万が一、この身体で死んだ場合、一体僕はどうなるんだろう。人間に戻れずに、そのまま猫としての一生を終えるのだろうか。
そんなことを考え始めると、冷や汗が全身から吹き出しそうな、ひどい悪寒が僕を襲った。
人間に戻るまで、死んではいけない。いつも最善の注意を払い、何が何でも僕は僕に戻るまで生き延びなければならない。
そう自分に言い聞かせるが、果たして僕に人間に戻れるチャンスはこれからにやってくるのだろうか。絶望感が体中を這いずり回る。
隣で真っ青になっているであろう僕のことは眼中にないようで、白猫はまだぼつぼつと呟いている。
「僕はあそこへ行くたびに、尻の穴に得体のしれない細い棒をいれられて…...」
それはたぶん体温計のことだろう。
少し前の話になる。飼い猫を動物病院へ連れて行くと、いつも不愉快そうな顔をして僕を睨みつけ、重い声で鳴いていた。体温計を入れられるその瞬間の猫の顔は、まさに不愉快さと恐怖が入り混じったような顔をしていたことを思い出す。
しかし、その飼い猫の色も名前も思い出せない。
ただ、あんなに大きく構えていた白猫が体温計に恐怖を抱いていることを知ると、少しだけ笑いそうになり、一瞬でも現実から目を背けられた。
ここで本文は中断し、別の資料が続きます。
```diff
@@ -188,10 +189,19 @@
             ops.layernorm_bwd(dpooled, S.X[2 * self.layers], S.post_stats[0], S.post_stats[1], e.ln_post[0], B, D,
                               dx=S.dx, x_row_stride=L * D, dx_row_stride=L * D)
         self._blocks_backward(S, B, L, on_block_done, cls_only=self._pruned)
-        dxpre = torch.empty(S.dx.shape, device=S.dx.device, dtype=torch.float32)
         if self.train_ln_pre:
             ops.layernorm_bwd_params(S.dx, S.xpre, S.pre_stats[0], S.pre_stats[1], self.grad_buffer(P + "ln_pre.weight", e.ln_pre[0]),
                                      self.grad_buffer(P + "ln_pre.bias", e.ln_pre[1]), rows, D)
+        self.dxpre = self.stem_sums = None
+        if stem_tokens and FUSED_PARAM_GRADS and self._drop is None and ops.layernorm_bwd_stem_ok(S.dx, S.xpre, D, L):
+            dtok, _, sums = ops.layernorm_bwd_stem(S.dx, S.xpre, S.pre_stats[0], S.pre_stats[1], e.ln_pre[0], B, L, D)
+            if self.train_cls:
+                ops.batch_rowsum(sums, self.grad_buffer(P + "class_embedding", e.cls).view(1, D), sums.shape[0], 1, D, L, 0)
+            if self.train_pos:
+                ops.batch_rowsum(sums, self.grad_buffer(P + "positional_embedding", e.pos), sums.shape[0], L, D, L, 0)
+            self.stem_sums = sums
+            return dtok
+        dxpre = torch.empty(S.dx.shape, device=S.dx.device, dtype=torch.float32)
         ops.layernorm_bwd(S.dx, S.xpre, S.pre_stats[0], S.pre_stats[1], e.ln_pre[0], rows, D, dx=dxpre)
         if self.train_cls:
             ops.batch_rowsum(dxpre, self.grad_buffer(P + "class_embedding", e.cls).view(1, D), B, 1, D, L, 0)
@@ -229,6 +239,7 @@
         dxb_out = S.dxb if f32_stream else None
         if f32_stream:
             ops.cast_bf16(S.dx, out=S.dxb)
+        above_summed_dx = False
         for l in reversed(range(self.layers)):
             if cls_only and l == self.layers - 1:
                 self._cls_block_backward(S, l, B, L)
@@ -239,27 +250,40 @@
             m1, r1, m2, r2 = S.stats[l]
             trainable = l in self.train_blocks
             bp = f"{P}transformer.resblocks.{l}."
+            fused = trainable and FUSED_PARAM_GRADS and ops.layernorm_bwd_partials_ok(S.dh, S.X[2 * l], S.dx, S.dx, D)
             ops.gemm(S.dxb, wT["proj_w"], None, out=S.du, res=S.u[l], epi=ops.EPI_DGELU, act=self.act_dsave, cfg=cfg)
             if trainable:
-                self._dw(bp + "mlp.c_proj.weight", S.dx, S.hidk[l], bp + "mlp.c_proj.bias")
+                self._dw(bp + "mlp.c_proj.weight", S.dx, S.hidk[l], None if above_summed_dx else bp + "mlp.c_proj.bias")
                 self._dw(bp + "mlp.c_fc.weight", S.du, S.h2[l], bp + "mlp.c_fc.bias")
             ops.gemm(S.du, wT["fc_w"], None, out=S.dh, epi=ops.EPI_BF16, cfg=cfg)
+            if fused:
+                ops.layernorm_bwd_partials(S.dh, S.X[2 * l + 1], m2, r2, w["ln2_w"], rows, D, S.dx, S.dx,
+                                           self.grad_buffer(bp + "ln_2.weight", w["ln2_w"]), self.grad_buffer(bp + "ln_2.bias", w["ln2_b"]),
+                                           self.grad_buffer(bp + "attn.out_proj.bias", w["ln2_b"]))
+            else:
+                if trainable:
+                    ops.layernorm_bwd_params(S.dh, S.X[2 * l + 1], m2, r2, self.grad_buffer(bp + "ln_2.weight", w["ln2_w"]),
+                                             self.grad_buffer(bp + "ln_2.bias", w["ln2_b"]), rows, D)
+                ops.layernorm_bwd(S.dh, S.X[2 * l + 1], m2, r2, w["ln2_w"], rows, D, dres=S.dx, dx=S.dx, dx_bf16=dxb_out)
             if trainable:
-                ops.layernorm_bwd_params(S.dh, S.X[2 * l + 1], m2, r2, self.grad_buffer(bp + "ln_2.weight", w["ln2_w"]),
-                                         self.grad_buffer(bp + "ln_2.bias", w["ln2_b"]), rows, D)
-            ops.layernorm_bwd(S.dh, S.X[2 * l + 1], m2, r2, w["ln2_w"], rows, D, dres=S.dx, dx=S.dx, dx_bf16=dxb_out)
-            if trainable:
-                self._dw(bp + "attn.out_proj.weight", S.dx, S.a[l], bp + "attn.out_proj.bias")
+                self._dw(bp + "attn.out_proj.weight", S.dx, S.a[l], None if fused else bp + "attn.out_proj.bias")
             ops.gemm(S.dxb, wT["out_w"], None, out=S.dOm, epi=ops.EPI_BF16, cfg=cfg)
             ops.attn_bwd(S.q[l], S.k[l], S.v[l], S.dO, S.av[l], S.lse[l], S.delta,
                          S.dqkv, S.dqkv[:, D:], S.dqkv[:, 2 * D:], 3 * D, 3 * D, causal=self.causal)
             if trainable:
                 self._dw(bp + "attn.in_proj_weight", S.dqkv, S.h1[l], bp + "attn.in_proj_bias")
             ops.gemm(S.dqkv, wT["in_w"], None, out=S.dh, epi=ops.EPI_BF16, cfg=cfg)
-            if trainable:
-                ops.layernorm_bwd_params(S.dh, S.X[2 * l], m1, r1, self.grad_buffer(bp + "ln_1.weight", w["ln1_w"]),
-                                         self.grad_buffer(bp + "ln_1.bias", w["ln1_b"]), rows, D)
-            ops.layernorm_bwd(S.dh, S.X[2 * l], m1, r1, w["ln1_w"], rows, D, dres=S.dx, dx=S.dx, dx_bf16=dxb_out)
+            above_summed_dx = fused and (l - 1) in self.train_blocks
+            if fused:
+                below = f"{P}transformer.resblocks.{l - 1}.mlp.c_proj.bias"
+                ops.layernorm_bwd_partials(S.dh, S.X[2 * l], m1, r1, w["ln1_w"], rows, D, S.dx, S.dx,
+                                           self.grad_buffer(bp + "ln_1.weight", w["ln1_w"]), self.grad_buffer(bp + "ln_1.bias", w["ln1_b"]),
+                                           self.grad_buffer(below, w["ln1_b"]) if above_summed_dx else None)
+            else:
+                if trainable:
+                    ops.layernorm_bwd_params(S.dh, S.X[2 * l], m1, r1, self.grad_buffer(bp + "ln_1.weight", w["ln1_w"]),
+                                             self.grad_buffer(bp + "ln_1.bias", w["ln1_b"]), rows, D)
+                ops.layernorm_bwd(S.dh, S.X[2 * l], m1, r1, w["ln1_w"], rows, D, dres=S.dx, dx=S.dx, dx_bf16=dxb_out)
             if trainable and on_block_done is not None:
                 on_block_done(l)
 
@@ -289,12 +313,16 @@
 
     def backward(self, dfeat: torch.Tensor, on_block_done=None):
         cols, B = self.ctx
-        dtok = self.tower.backward(dfeat, on_block_done)
+        dtok = self.tower.backward(dfeat, on_block_done, stem_tokens=True)
         T, D = dtok.shape[0] // B, dtok.shape[1]
         t = self.tower
         g = t.grad_buffer("visual.visual_adapter.conv1.weight_gemm", torch.empty(D, cols.shape[1]))
+        gpos = t.grad_buffer("visual.visual_adapter.pos_emb", self.le.adapter_pos)
+        if t.stem_sums is not None:
+            ops.weight_grad(dtok, cols, g, cfg=self.le.gemm_cfg)
+            ops.batch_rowsum(t.stem_sums, gpos, t.stem_sums.shape[0], T, D, T + 1, 1)
+            return
         conv_weight_grad(dtok, cols, g, self.le.gemm_cfg)
-        gpos = t.grad_buffer("visual.visual_adapter.pos_emb", self.le.adapter_pos)
         if t._drop is not None:
             ops.batch_rowsum(dtok, gpos, B, T, D, T, 0)
         else:
```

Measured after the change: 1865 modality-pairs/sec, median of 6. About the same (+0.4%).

しばらく雨の音に耳を傾け、再度思い出せることはないかと記憶を辿ろうとするも突如として睡魔が襲ってきた。どう足掻いても、重くなった瞼は持ち上げることはできず、身体にも力がはいらない。どんどん身体を共に意識に黒い影がかかり始めた。
雨の音は先ほどまで少しうるさいくらいだったのに、誰かがボリューム調節のノズルを左へゆっくりと捻っていくみたいに、僕の耳は雨の音を捉えられなくなっていった。